Most analysts believe bitterness is so deep between the pro- and anti-Thaksin camps that a trouble-free outcome is unlikely.
What to watch:
-- The UDD. It has promised to respect the election result, if it is fair, but could react against any perception of foul play or interference in the poll or formation of a government. Protests could ensue, with troops redeployed, risking clashes and the collapse of whatever government takes office.
-- Election Commission. Allegations of vote-buying and irregularities could be rife. Disqualifications might be higher than normal, increasing the probability of disputes.
-- Formation of a government. A coalition is expected, but if the party with most votes cannot form an alliance, the second-placed party gets a chance to lead a government. The UDD has indicated it would not accept this outcome should Puea Thai find itself back on the opposition benches.
-- The PAD. The ultra-nationalist group not want Thaksin's allies back in office and rejects talk of an amnesty for him. They might step up their campaign to thwart Puea Thai.
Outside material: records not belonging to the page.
struct mmhip_engine {
// ... 12 lines not shown
    size_t x3_ws[3] = {0, 0, 0}, x3_bytes[3] = {0, 0, 0};
    size_t patch_w16;
    std::vector<TextAct> tact;
    size_t ids_all, mask_all, pos_ids, maskbias, x0, xhat_emb, rstd_emb, x0p = 0;
    bool px = false;
    int bwd_np = 3;
    size_t v_patches, v_pe, v_x, v_ln, v_qkv, v_ctx, v_h, v_out;
    size_t g_partial, g_partial_side, g_det_rows = 0;
    size_t g_lnp[2][2];
    uint8_t* word_row_state = nullptr;
    unsigned* bad_index = nullptr;
    unsigned* guard = nullptr;
    size_t g_set[2][6];
    size_t g_dx, g_dx2, g_dpre, g_ddrop, g_dpre1, g_ddrop1, g_dqkv, g_dctx, g_du;
    size_t h_vpool, h_tpool, h_txt_e, h_img_e, h_txt_n, h_img_n, h_txt_inv, h_img_inv, h_logits;
    size_t h_q, h_qk, h_prob, h_xbar, h_z, h_feats, h_featd, h_out_cls, h_out_tim;
    size_t splitk_ws = 0, splitk_ws_vit = 0; bool has_splitk = false;
    size_t h_d_out_cls, h_d_logits, h_d_out_tim, h_dfeats, h_dpre, h_dz, h_dxcls, h_dxbar, h_dqk, h_dq, h_dtxt_e, h_dimg_e,
        h_dtpool, h_dprepool, h_loss;
    int B = 0, T = 0, Bt = 0; bool itm = false, train_mode = false, fwd_done = false, bwd_begun = false;
    bool skip_itc = false, itc_done = false;
    uint64_t seed = 0;
    size_t ws_base = 0;
    int itc_max_world = 0, itc_world = 1, itc_rank = 0;
    size_t h_g_txt = 0, h_g_img = 0, h_g_rowlse = 0, h_g_collse = 0, h_g_loss = 0, h_g_dtn = 0, h_g_din = 0, h_g_ws = 0;
    bool bd_itc_global = false; float bd_w_itc = 0.f;
    const float *bd_out_cls = nullptr, *bd_logits = nullptr, *bd_out_tim = nullptr, *bd_feats = nullptr;
    hipStream_t side = nullptr;
    int vision_ready_B = 0;
    bool vit_is_long = false;
    hipStream_t side_vit[2] = {nullptr, nullptr};
    hipEvent_t ev_fork = nullptr, ev_vit = nullptr, ev_ready[2] = {nullptr, nullptr}, ev_tn[2] = {nullptr, nullptr};
    hipEvent_t ev_layer[2] = {nullptr, nullptr}, ev_opt = nullptr;
    bool tn_pending[2] = {false, false};
    int cls_only = -1;
    bool cls_compact = false;
    int overlap = -1;
    int part[2] = {-1, -1}, cur_part[2] = {0, 0}; bool part_auto = false;
    int part_bwd = -1;
    int spans_on = 0; hipEvent_t span_ev[6] = {nullptr, nullptr, nullptr, nullptr, nullptr, nullptr}; bool span_set[6] = {false, false, false, false, false, false};
    int span(int i, hipStream_t s) {
        if (!spans_on) return 0;
        if (!span_ev[i]) { hipError_t r = hipEventCreate(&span_ev[i]); if (r != hipSuccess) return (int)r; }
        hipError_t r = hipEventRecord(span_ev[i], s);
        span_set[i] = r == hipSuccess;
        return (int)r;
    }
    int timing = 0;
    struct Ev { hipEvent_t a, b; double flops; int M, N, K, flags, tile, cus; };
    std::vector<Ev> evs; size_t ev_used = 0;

    template <typename U> U* wsp(size_t off) const { return reinterpret_cast<U*>(ws + off); }
    int dt() const { return cfg.dtype; }
    bool clip() const { return cfg.img_kind == MMHIP_IMG_CLIP; }
    int Hv() const { return cfg.hidden_img > 0 ? cfg.hidden_img : cfg.hidden; }
    int Iv() const { return cfg.inter_img > 0 ? cfg.inter_img : cfg.inter; }
    int heads_v() const { return cfg.heads_img > 0 ? cfg.heads_img : cfg.heads; }
    int P() const { return (cfg.image / cfg.patch) * (cfg.image / cfg.patch) + 1; }
    int Kp() const { return 3 * cfg.patch * cfg.patch; }
    int Kpp() const { return (Kp() + 63) / 64 * 64; }
    size_t v_pre_ln_w = 0, v_pre_ln_b = 0;
    float gscale() const { return cfg.loss_scale > 0.f ? cfg.loss_scale : (cfg.dtype == MMHIP_F16 ? 1024.f : 1.f); }
    size_t esz() const { return cfg.dtype == MMHIP_BF16X3 ? 4 : 2; }
};

namespace {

-- Legal challenges. The PAD wants Puea Thai dissolved and a group linked to the movement has filed a complaint with a state investigative body accusing Yingluck of perjury during an assets concealment case involving Thaksin. More challenges could be launched, which, if accepted by a court, could topple another government and a trigger a new round of confrontation.
-- The deeply politicized military has a long record of staging coups or "silent coups" to remove or preserve governments but military intervention would risk another UDD backlash. Army chief Prayuth Chan-ocha insists the military will not interfere, but his comments suggest otherwise. He has urged the public to choose "good people" to prevent a repeat of previous elections. This was seen as a move to discredit Puea Thai, whose predecessors have won every election since 2001.
-- Tension would likely rise between the military and the government if Puea Thai takes office. The military leadership will not want the government interfering with military appointments or the annual defense budget, which has nearly doubled to 154 billion baht ($5 billion) since the putsch.
THE KING'S HEALTH
A key question in Thailand's political conflict is what role the constitutional monarchy should have in running the country.
The 83-year-old King Bhumibol Adulyadej's influence as a unifying figure and moral arbiter is accepted by most Thais, but his heir, 58-year-old Crown Prince Maha Vajiralongkorn, has yet to command the same popular support.
King Bhumibol has been in hospital since September 2009. He made several public appearances in June and he appears to be in better health than when he was admitted. However, his condition has focused attention on what will happen when his reign ends.
If the crown passes to Vajiralongkorn while political divisions remain, opposing factions may intensify their struggle.
What to watch:
-- Public appearances by the monarch and statements from the palace on the king's health.
-- Public criticism of the palace's privy council of royal advisers.